_c = ctypes
_P = _c.c_void_p
_SIG = {
    "lvk_hip_ctx_create": (_c.c_int, [_c.c_int, _c.POINTER(_P)]),
    "lvk_hip_ctx_create_on_stream": (_c.c_int, [_c.c_int, _P, _c.POINTER(_P)]),
    "lvk_hip_ctx_destroy": (None, [_P]),
    "lvk_hip_sync": (_c.c_int, [_P]),
    "lvk_hip_stream": (_P, [_P]),
    "lvk_hip_last_error": (_c.c_char_p, [_P]),
    "lvk_hip_version": (_c.c_char_p, []),
    "lvk_hip_abi_version": (_c.c_int, []),
    "lvk_hip_device_count": (_c.c_int, []),
    "lvk_hip_device_usable": (_c.c_int, [_c.c_int]),
    "lvk_hip_malloc": (_c.c_int, [_P, _c.c_size_t, _c.POINTER(_P)]),
    "lvk_hip_free": (_c.c_int, [_P, _P]),
    "lvk_hip_trim": (_c.c_int, [_P]),
    "lvk_hip_ctx_wait": (_c.c_int, [_P, _P]),
    "lvk_hip_upload": (_c.c_int, [_P, _P, _P, _c.c_size_t]),
    "lvk_hip_download": (_c.c_int, [_P, _P, _P, _c.c_size_t]),
    "lvk_hip_remap_homography": (_c.c_int, [_P, _P, _c.c_int, _c.c_int, _c.c_int, _P, _c.c_int, _c.c_int, _c.c_int,
                                            _c.c_int, _c.c_int, _c.POINTER(_c.c_float), _c.POINTER(_c.c_uint8), _c.c_int]),
    "lvk_hip_remap_mesh": (_c.c_int, [_P, _P, _c.c_int, _c.c_int, _c.c_int, _P, _c.c_int,
                                      _c.POINTER(_c.c_float), _c.c_int, _c.c_int, _c.POINTER(_c.c_uint8), _c.c_int]),
    "lvk_hip_remap_map": (_c.c_int, [_P, _P, _c.c_int, _c.c_int, _c.c_int, _P, _c.c_int, _P, _c.c_int, _c.POINTER(_c.c_uint8), _c.c_int]),
    "lvk_hip_remap_homography_gray": (_c.c_int, [_P, _P, _c.c_int, _c.c_int, _c.c_int, _P, _c.c_int, _c.c_int, _c.c_int,
                                                 _c.c_int, _c.c_int, _c.POINTER(_c.c_float), _c.c_uint8]),
    "lvk_hip_remap_mesh_gray": (_c.c_int, [_P, _P, _c.c_int, _c.c_int, _c.c_int, _P, _c.c_int, _c.POINTER(_c.c_float), _c.c_int, _c.c_int, _c.c_uint8]),
    "lvk_hip_remap_map_gray": (_c.c_int, [_P, _P, _c.c_int, _c.c_int, _c.c_int, _P, _c.c_int, _P, _c.c_int, _c.c_uint8]),
    "lvk_hip_warpmesh_apply_gray": (_c.c_int, [_P, _P, _c.c_int, _c.c_int, _c.c_int, _P, _c.c_int, _c.POINTER(_c.c_float), _c.c_int, _c.c_int, _c.c_uint8]),
    "lvk_hip_warpmesh_apply_lens_gray": (_c.c_int, [_P, _P, _c.c_int, _c.c_int, _c.c_int, _P, _c.c_int, _c.POINTER(_c.c_float), _c.c_int, _c.c_int, _c.c_uint8, _P]),
    "lvk_hip_stab_push_gray": (_c.c_int, [_P, _P, _c.c_int, _c.c_int, _c.c_int, _c.c_uint64, _P, _c.c_int, _c.c_int,
                                          _c.POINTER(_c.c_int), _c.POINTER(_c.c_uint64), _c.POINTER(_P), _P]),
    "lvk_hip_stab_push_gray_host": (_c.c_int, [_P, _P, _c.c_int, _c.c_int, _c.c_int, _c.c_uint64, _P, _c.c_int, _c.c_int,
                                               _c.POINTER(_c.c_int), _c.POINTER(_c.c_uint64), _P]),
    "lvk_hip_set_remap_precision": (_c.c_int, [_P, _c.c_int]),
    "lvk_hip_get_remap_precision": (_c.c_int, [_P]),
    "lvk_hip_stab_set_remap_precision": (_c.c_int, [_P, _c.c_int]),
    "lvk_hip_stab_get_remap_precision": (_c.c_int, [_P]),
    "lvk_hip_remap_homography_c4": (_c.c_int, [_P, _P, _c.c_int, _c.c_int, _c.c_int, _P, _c.c_int, _c.c_int, _c.c_int,
                                               _c.c_int, _c.c_int, _c.POINTER(_c.c_float), _c.POINTER(_c.c_uint8)]),
    "lvk_hip_remap_mesh_c4": (_c.c_int, [_P, _P, _c.c_int, _c.c_int, _c.c_int, _P, _c.c_int, _c.POINTER(_c.c_float), _c.c_int, _c.c_int, _c.POINTER(_c.c_uint8)]),
    "lvk_hip_remap_map_c4": (_c.c_int, [_P, _P, _c.c_int, _c.c_int, _c.c_int, _P, _c.c_int, _P, _c.c_int, _c.POINTER(_c.c_uint8)]),
    "lvk_hip_warpmesh_apply_c4": (_c.c_int, [_P, _P, _c.c_int, _c.c_int, _c.c_int, _P, _c.c_int, _c.POINTER(_c.c_float), _c.c_int, _c.c_int, _c.POINTER(_c.c_uint8)]),
    "lvk_hip_warpmesh_apply_lens_c4": (_c.c_int, [_P, _P, _c.c_int, _c.c_int, _c.c_int, _P, _c.c_int, _c.POINTER(_c.c_float), _c.c_int, _c.c_int, _c.POINTER(_c.c_uint8), _P]),
    "lvk_hip_stab_set_background_alpha": (_c.c_int, [_P, _c.c_int]),
    "lvk_hip_stab_push_c4": (_c.c_int, [_P, _P, _c.c_int, _c.c_int, _c.c_int, _c.c_uint64, _c.c_int, _P, _c.c_int, _c.c_int,
                                        _c.POINTER(_c.c_int), _c.POINTER(_c.c_uint64), _c.POINTER(_P), _P]),
    "lvk_hip_stab_push_c4_host": (_c.c_int, [_P, _P, _c.c_int, _c.c_int, _c.c_int, _c.c_uint64, _c.c_int, _P, _c.c_int, _c.c_int,
                                             _c.POINTER(_c.c_int), _c.POINTER(_c.c_uint64), _P]),
    "lvk_hip_upscale": (_c.c_int, [_P, _P, _c.c_int, _c.c_int, _c.c_int, _P, _c.c_int, _c.c_int, _c.c_int, _c.c_int]),
    "lvk_hip_sharpen": (_c.c_int, [_P, _P, _c.c_int, _c.c_int, _c.c_int, _P, _c.c_int, _c.c_float]),
    "lvk_hip_upscale_gray": (_c.c_int, [_P, _P, _c.c_int, _c.c_int, _c.c_int, _P, _c.c_int, _c.c_int, _c.c_int]),
    "lvk_hip_upscale_c4": (_c.c_int, [_P, _P, _c.c_int, _c.c_int, _c.c_int, _P, _c.c_int, _c.c_int, _c.c_int]),
    "lvk_hip_sharpen_gray": (_c.c_int, [_P, _P, _c.c_int, _c.c_int, _c.c_int, _P, _c.c_int, _c.c_float]),
    "lvk_hip_sharpen_c4": (_c.c_int, [_P, _P, _c.c_int, _c.c_int, _c.c_int, _P, _c.c_int, _c.c_float]),
    "lvk_hip_native_rcp": (_c.c_int, [_P, _P, _P, _c.c_size_t]),
    "lvk_hip_mesh_solver_create": (_c.c_int, [_P, _c.c_int, _c.c_int, _c.c_float, _c.c_float, _c.c_float, _c.c_float, _c.c_int, _c.POINTER(_P)]),
    "lvk_hip_mesh_solver_destroy": (None, [_P]),
    "lvk_hip_mesh_solver_reset": (_c.c_int, [_P]),
    "lvk_hip_mesh_solver_solve": (_c.c_int, [_P, _c.POINTER(_c.c_float), _c.POINTER(_c.c_float), _c.c_int, _c.c_float, _c.c_float, _c.c_float, _c.c_float,
                                             _c.POINTER(_c.c_uint8), _c.POINTER(_c.c_float)]),
    "lvk_hip_lens_map_create": (_c.c_int, [_P, _P, _c.c_int, _c.c_int, _c.POINTER(_P), _c.POINTER(_c.c_int)]),
    "lvk_hip_lens_map_destroy": (_c.c_int, [_P, _P]),
    "lvk_hip_warpmesh_apply_lens": (_c.c_int, [_P, _P, _c.c_int, _c.c_int, _c.c_int, _P, _c.c_int, _c.POINTER(_c.c_float), _c.c_int, _c.c_int, _c.POINTER(_c.c_uint8), _c.c_int, _P]),
    "lvk_hip_lens_undistort_points": (_c.c_int, [_P, _P, _c.c_int, _c.c_int, _c.c_double, _c.c_double, _c.POINTER(_c.c_float), _c.c_int, _c.POINTER(_c.c_float)]),
    "lvk_hip_stab_set_lens": (_c.c_int, [_P, _P]),
    "lvk_hip_stab_output_stream": (_P, [_P]),
    "lvk_hip_fast_filter": (_c.c_int, [_P, _c.POINTER(_c.c_float), _c.POINTER(_c.c_float), _c.POINTER(_c.c_uint8), _c.c_int, _c.POINTER(_c.c_float), _c.POINTER(_c.c_float)]),
    "lvk_hip_stab_draw_trackers": (_c.c_int, [_P]),
    "lvk_hip_stab_draw_motion_mesh": (_c.c_int, [_P]),
    "lvk_hip_draw_grid": (_c.c_int, [_P, _P, _c.c_int, _c.c_int, _c.c_int, _c.c_int, _c.c_int, _c.POINTER(_c.c_uint8), _c.c_int]),
    "lvk_hip_draw_crosses": (_c.c_int, [_P, _P, _c.c_int, _c.c_int, _c.c_int, _c.POINTER(_c.c_float), _c.c_int, _c.c_float, _c.c_float,
                                        _c.POINTER(_c.c_uint8), _c.c_int, _c.c_int]),
    "lvk_hip_draw_points": (_c.c_int, [_P, _P, _c.c_int, _c.c_int, _c.c_int, _c.POINTER(_c.c_float), _c.c_int, _c.c_float, _c.c_float,
                                       _c.POINTER(_c.c_uint8), _c.c_int]),
    "lvk_hip_draw_rect": (_c.c_int, [_P, _P, _c.c_int, _c.c_int, _c.c_int, _c.POINTER(_c.c_int), _c.POINTER(_c.c_uint8), _c.c_int]),
    "lvk_hip_draw_text": (_c.c_int, [_P, _P, _c.c_int, _c.c_int, _c.c_int, _c.c_char_p, _c.c_int, _c.c_int, _c.POINTER(_c.c_uint8), _c.c_int, _c.c_int]),
    "lvk_hip_text_size": (_c.c_int, [_c.c_char_p, _c.c_int, _c.c_int, _c.POINTER(_c.c_int), _c.POINTER(_c.c_int)]),
    "lvk_hip_warpmesh_apply_yuv420": (_c.c_int, [_P, _P, _c.c_int, _c.c_int, _c.c_int, _P, _c.c_int, _P, _c.c_int, _P, _c.c_int, _c.c_int,
                                                 _c.POINTER(_c.c_float), _c.c_int, _c.c_int, _c.POINTER(_c.c_uint8)]),
    "lvk_hip_warpmesh_apply": (_c.c_int, [_P, _P, _c.c_int, _c.c_int, _c.c_int, _P, _c.c_int,
                                          _c.POINTER(_c.c_float), _c.c_int, _c.c_int, _c.POINTER(_c.c_uint8), _c.c_int]),
    "lvk_hip_luma_area_resize": (_c.c_int, [_P, _P, _c.c_int, _c.c_int, _c.c_int, _c.c_int, _c.c_int, _P, _c.c_int, _c.c_int, _c.c_int]),
    "lvk_hip_pyr_down": (_c.c_int, [_P, _P, _c.c_int, _c.c_int, _c.c_int, _P, _c.c_int]),
    "lvk_hip_scharr": (_c.c_int, [_P, _P, _c.c_int, _c.c_int, _c.c_int, _P]),
    "lvk_hip_build_pyramid": (_c.c_int, [_P, _P, _c.c_int, _c.c_int, _c.c_int, _c.c_int, _c.c_int, _c.c_int,
                                         _c.POINTER(_c.c_uint8), _c.POINTER(_c.c_int16), _c.POINTER(_c.c_int), _c.POINTER(_c.c_int)]),
    "lvk_hip_fast_detect": (_c.c_int, [_P, _P, _c.c_int, _c.c_int, _c.c_int, _c.POINTER(_c.c_int), _c.c_int,
                                       _c.POINTER(_c.c_uint32), _c.c_int, _c.POINTER(_c.c_int)]),
    "lvk_hip_pyrlk": (_c.c_int, [_P, _P, _c.c_int, _P, _c.c_int, _c.c_int, _c.c_int, _c.POINTER(_c.c_float), _c.c_int,
                                 _c.POINTER(_c.c_float), _c.POINTER(_c.c_uint8), _c.c_int, _c.c_int, _c.c_int, _c.c_int,
                                 _c.c_double, _c.c_double]),
    "lvk_hip_ingest_yuv420": (_c.c_int, [_P, _P, _c.c_int, _P, _c.c_int, _P, _c.c_int, _c.c_int, _c.c_int, _c.c_int, _P, _c.c_int]),
    "lvk_hip_egress_yuv420": (_c.c_int, [_P, _P, _c.c_int, _c.c_int, _c.c_int, _P, _c.c_int, _P, _c.c_int, _P, _c.c_int, _c.c_int]),
    "lvk_hip_ingest_obs": (_c.c_int, [_P, _c.c_int, _P * 3, _c.c_int * 3, _c.c_int, _c.c_int, _P, _c.c_int]),
    "lvk_hip_egress_obs": (_c.c_int, [_P, _c.c_int, _P, _c.c_int, _c.c_int, _c.c_int, _P * 3, _c.c_int * 3]),
    "lvk_hip_obs_frame_format": (_c.c_int, [_c.c_int]),
    "lvk_hip_estimate_global_motion": (_c.c_int, [_P, _c.POINTER(_c.c_float), _c.POINTER(_c.c_float), _c.c_int, _c.c_double,
                                                  _c.c_double, _c.c_double, _c.c_int, _c.POINTER(_c.c_double), _c.POINTER(_c.c_uint8)]),
    "lvk_hip_estimate_global_motion_lo": (_c.c_int, [_P, _c.POINTER(_c.c_float), _c.POINTER(_c.c_float), _c.c_int, _c.c_double,
                                                     _c.c_double, _c.c_double, _c.c_int, _c.c_int, _c.POINTER(_c.c_double), _c.POINTER(_c.c_uint8),
                                                     _c.POINTER(_c.c_int)]),
    "lvk_hip_track_chain": (_c.c_int, [_P, _P, _P]),
    "lvk_stab_default_settings": (None, [_P]),
    "lvk_hip_stab_create": (_c.c_int, [_P, _P, _c.POINTER(_P)]),
    "lvk_hip_stab_destroy": (None, [_P]),
    "lvk_hip_stab_configure": (_c.c_int, [_P, _P]),
    "lvk_hip_stab_restart": (_c.c_int, [_P]),
    "lvk_hip_stab_reset_context": (_c.c_int, [_P]),
    "lvk_hip_stab_ready": (_c.c_int, [_P]),
    "lvk_hip_stab_frame_delay": (_c.c_int, [_P]),
    "lvk_hip_stab_stable_region": (_c.c_int, [_P, _c.c_int, _c.c_int, _c.POINTER(_c.c_int)]),
    "lvk_hip_stab_next_output": (_c.c_int, [_P, _c.c_int, _c.c_int, _c.c_int, _P]),
    "lvk_hip_stab_push": (_c.c_int, [_P, _P, _c.c_int, _c.c_int, _c.c_int, _c.c_uint64, _c.c_int, _P, _c.c_int, _c.c_int,
                                     _c.POINTER(_c.c_int), _c.POINTER(_c.c_uint64), _c.POINTER(_P), _P]),
    "lvk_hip_stab_push_yuv420": (_c.c_int, [_P, _P, _c.c_int, _P, _c.c_int, _P, _c.c_int, _c.c_int, _c.c_int, _c.c_int, _c.c_uint64,
                                            _P, _c.c_int, _P, _c.c_int, _P, _c.c_int, _c.c_int, _c.POINTER(_c.c_int), _c.POINTER(_c.c_uint64), _P]),
    "lvk_hip_stab_push_obs": (_c.c_int, [_P, _c.c_int, _P * 3, _c.c_int * 3, _c.c_int, _c.c_int, _c.c_uint64, _P * 3, _c.c_int * 3, _c.c_int,
                                         _c.POINTER(_c.c_int), _c.POINTER(_c.c_uint64), _P]),
    "lvk_hip_stab_push_yuv420_host": (_c.c_int, [_P, _P, _c.c_int, _P, _c.c_int, _P, _c.c_int, _c.c_int, _c.c_int, _c.c_int, _c.c_uint64,
                                            _P, _c.c_int, _P, _c.c_int, _P, _c.c_int, _c.c_int, _c.POINTER(_c.c_int), _c.POINTER(_c.c_uint64), _P]),
    "lvk_hip_stab_push_obs_host": (_c.c_int, [_P, _c.c_int, _P * 3, _c.c_int * 3, _c.c_int, _c.c_int, _c.c_uint64, _P * 3, _c.c_int * 3, _c.c_int,
                                              _c.POINTER(_c.c_int), _c.POINTER(_c.c_uint64), _P]),
    "lvk_hip_stab_prefetch_yuv420_host": (_c.c_int, [_P, _P, _c.c_int, _P, _c.c_int, _P, _c.c_int, _c.c_int, _c.c_int, _c.c_int]),
    "lvk_hip_stab_prefetch_cancel": (_c.c_int, [_P]),
    "lvk_hip_stab_prefetch": (_c.c_int, [_P, _P, _c.c_int, _c.c_int, _c.c_int, _c.c_int]),
    "lvk_hip_stab_prefetch_yuv420": (_c.c_int, [_P, _P, _c.c_int, _P, _c.c_int, _P, _c.c_int, _c.c_int, _c.c_int, _c.c_int]),
    "lvk_hip_stab_lookahead_frames": (_c.c_longlong, [_P]),
    "lvk_hip_stab_schedule_counters": (_c.c_int, [_P, _c.POINTER(_c.c_longlong), _c.c_int]),
    "lvk_hip_stab_detector_frames": (_c.c_int, [_P, _c.POINTER(_c.c_longlong), _c.POINTER(_c.c_longlong)]),
    "lvk_hip_host_malloc": (_c.c_int, [_P, _c.c_size_t, _c.POINTER(_P)]),
    "lvk_hip_host_free": (_c.c_int, [_P, _P]),
    "lvk_hip_stab_get_stats": (_c.c_int, [_P, _P]),
    "lvk_hip_stab_get_meshes": (_c.c_int, [_P, _c.POINTER(_c.c_float), _c.POINTER(_c.c_float), _c.c_int]),
    "lvk_hip_stab_get_features": (_c.c_int, [_P, _c.POINTER(_c.c_float), _c.c_int]),
    "lvk_hip_stab_set_overlap": (_c.c_int, [_P, _c.c_int]),
    "lvk_hip_stab_set_bulk_context": (_c.c_int, [_P, _P]),
    "lvk_hip_stab_set_profiling": (_c.c_int, [_P, _c.c_int]),
    "lvk_hip_stab_get_profile": (_c.c_int, [_P, _c.POINTER(_c.c_double), _c.POINTER(_c.c_longlong)]),
    "lvk_hip_deblock_default_settings": (None, [_P]),
    "lvk_hip_deblock_create": (_c.c_int, [_P, _P, _c.POINTER(_P)]),
    "lvk_hip_deblock_configure": (_c.c_int, [_P, _P]),
    "lvk_hip_deblock_destroy": (None, [_P]),
    "lvk_hip_deblock_apply": (_c.c_int, [_P, _P, _c.c_int, _c.c_int, _c.c_int, _c.c_int, _c.POINTER(_c.c_int)]),
    "lvk_hip_deblock_draw_influence": (_c.c_int, [_P, _P, _c.c_int, _c.c_int, _c.c_int, _c.c_int]),
    "lvk_hip_deblock_filter_region": (_c.c_int, [_P, _c.POINTER(_c.c_int)]),
    "lvk_hip_deblock_get_grid": (_c.c_int, [_P, _c.POINTER(_c.c_uint8), _c.POINTER(_c.c_uint8), _c.POINTER(_c.c_float), _c.c_int, _c.POINTER(_c.c_int)]),
    "lvk_hip_cas": (_c.c_int, [_P, _P, _c.c_int, _c.c_int, _c.c_int, _c.c_int, _P, _c.c_int, _c.c_float]),
    "lvk_hip_cas_const": (_c.c_int, [_c.c_float, _c.POINTER(_c.c_float)]),
    "lvk_hip_reformat": (_c.c_int, [_P, _P, _c.c_int, _c.c_int, _c.c_int, _c.c_int, _P, _c.c_int, _c.c_int]),
    "lvk_hip_cvt_code_target": (_c.c_int, [_c.c_int, _c.c_int, _c.c_int]),
    "lvk_hip_fsr_easu": (_c.c_int, [_P, _P, _c.c_int, _c.c_int, _c.c_int, _c.c_int, _c.POINTER(_c.c_int), _P, _c.c_int, _c.c_int, _c.c_int]),
    "lvk_hip_fsr_geometry": (_c.c_int, [_c.c_int, _c.c_int, _c.c_int, _c.c_int, _c.c_float, _c.c_int, _c.POINTER(_c.c_int), _c.POINTER(_c.c_int),
                                        _c.POINTER(_c.c_int), _c.POINTER(_c.c_int)]),
    "lvk_hip_fsr_easu_const": (_c.c_int, [_c.c_int, _c.c_int, _c.c_int, _c.c_int, _c.c_int, _c.c_int, _c.POINTER(_c.c_float)]),
    "lvk_hip_fsr_easu_path": (_c.c_int, [_c.c_int, _c.c_int, _c.c_int, _c.c_int]),
    "lvk_hip_cas_gray": (_c.c_int, [_P, _P, _c.c_int, _c.c_int, _c.c_int, _P, _c.c_int, _c.c_float]),
    "lvk_hip_fsr_easu_gray": (_c.c_int, [_P, _P, _c.c_int, _c.c_int, _c.c_int, _c.POINTER(_c.c_int), _P, _c.c_int, _c.c_int, _c.c_int]),
    "lvk_hip_fsr_easu_gray_path": (_c.c_int, [_c.c_int, _c.c_int, _c.c_int, _c.c_int]),
    "lvk_hip_area_resize_path": (_c.c_int, [_P, _P, _c.c_int, _c.c_int, _c.c_int, _c.c_int, _c.c_int, _c.c_int, _c.c_int]),
    "lvk_hip_remap_map_yuv420": (_c.c_int, [_P, _P, _c.c_int, _c.c_int, _c.c_int, _P, _c.c_int, _P, _c.c_int, _P, _c.c_int, _c.c_int,
                                            _P, _c.c_int, _c.POINTER(_c.c_uint8)]),
    "lvk_hip_lens_create": (_c.c_int, [_P, _P, _c.c_int, _c.POINTER(_P)]),
    "lvk_hip_lens_configure": (_c.c_int, [_P, _P, _c.c_int]),
    "lvk_hip_lens_destroy": (None, [_P]),
    "lvk_hip_lens_view": (_c.c_int, [_P, _c.c_int, _c.c_int, _c.POINTER(_c.c_int)]),
    "lvk_hip_lens_apply": (_c.c_int, [_P, _P, _c.c_int, _c.c_int, _c.c_int, _c.c_int, _P, _c.c_int]),
    "lvk_hip_lens_apply_gray": (_c.c_int, [_P, _P, _c.c_int, _c.c_int, _c.c_int, _P, _c.c_int]),
    "lvk_hip_lens_apply_c4": (_c.c_int, [_P, _P, _c.c_int, _c.c_int, _c.c_int, _c.c_int, _P, _c.c_int]),
    "lvk_hip_lens_apply_yuv420": (_c.c_int, [_P, _P, _c.c_int, _P, _c.c_int, _P, _c.c_int, _P, _c.c_int, _P, _c.c_int, _P, _c.c_int,
                                             _c.c_int, _c.c_int, _c.c_int]),
    "lvk_hip_remap_map_obs": (_c.c_int, [_P, _c.c_int, _P, _c.c_int, _c.c_int, _c.c_int, _P * 3, _c.c_int * 3, _P, _c.c_int, _c.POINTER(_c.c_uint8)]),
    "lvk_hip_lens_apply_obs": (_c.c_int, [_P, _c.c_int, _P * 3, _c.c_int * 3, _P * 3, _c.c_int * 3, _c.c_int, _c.c_int]),
}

▶ **Description of the task**
Note every line of the entries in which "None" appears, and copy it down.

▶ **Answer**
    "lvk_hip_ctx_destroy": (None, [_P]),
    "lvk_hip_mesh_solver_destroy": (None, [_P]),
    "lvk_stab_default_settings": (None, [_P]),
    "lvk_hip_stab_destroy": (None, [_P]),
    "lvk_hip_deblock_default_settings": (None, [_P]),
    "lvk_hip_deblock_destroy": (None, [_P]),
    "lvk_hip_lens_destroy": (None, [_P]),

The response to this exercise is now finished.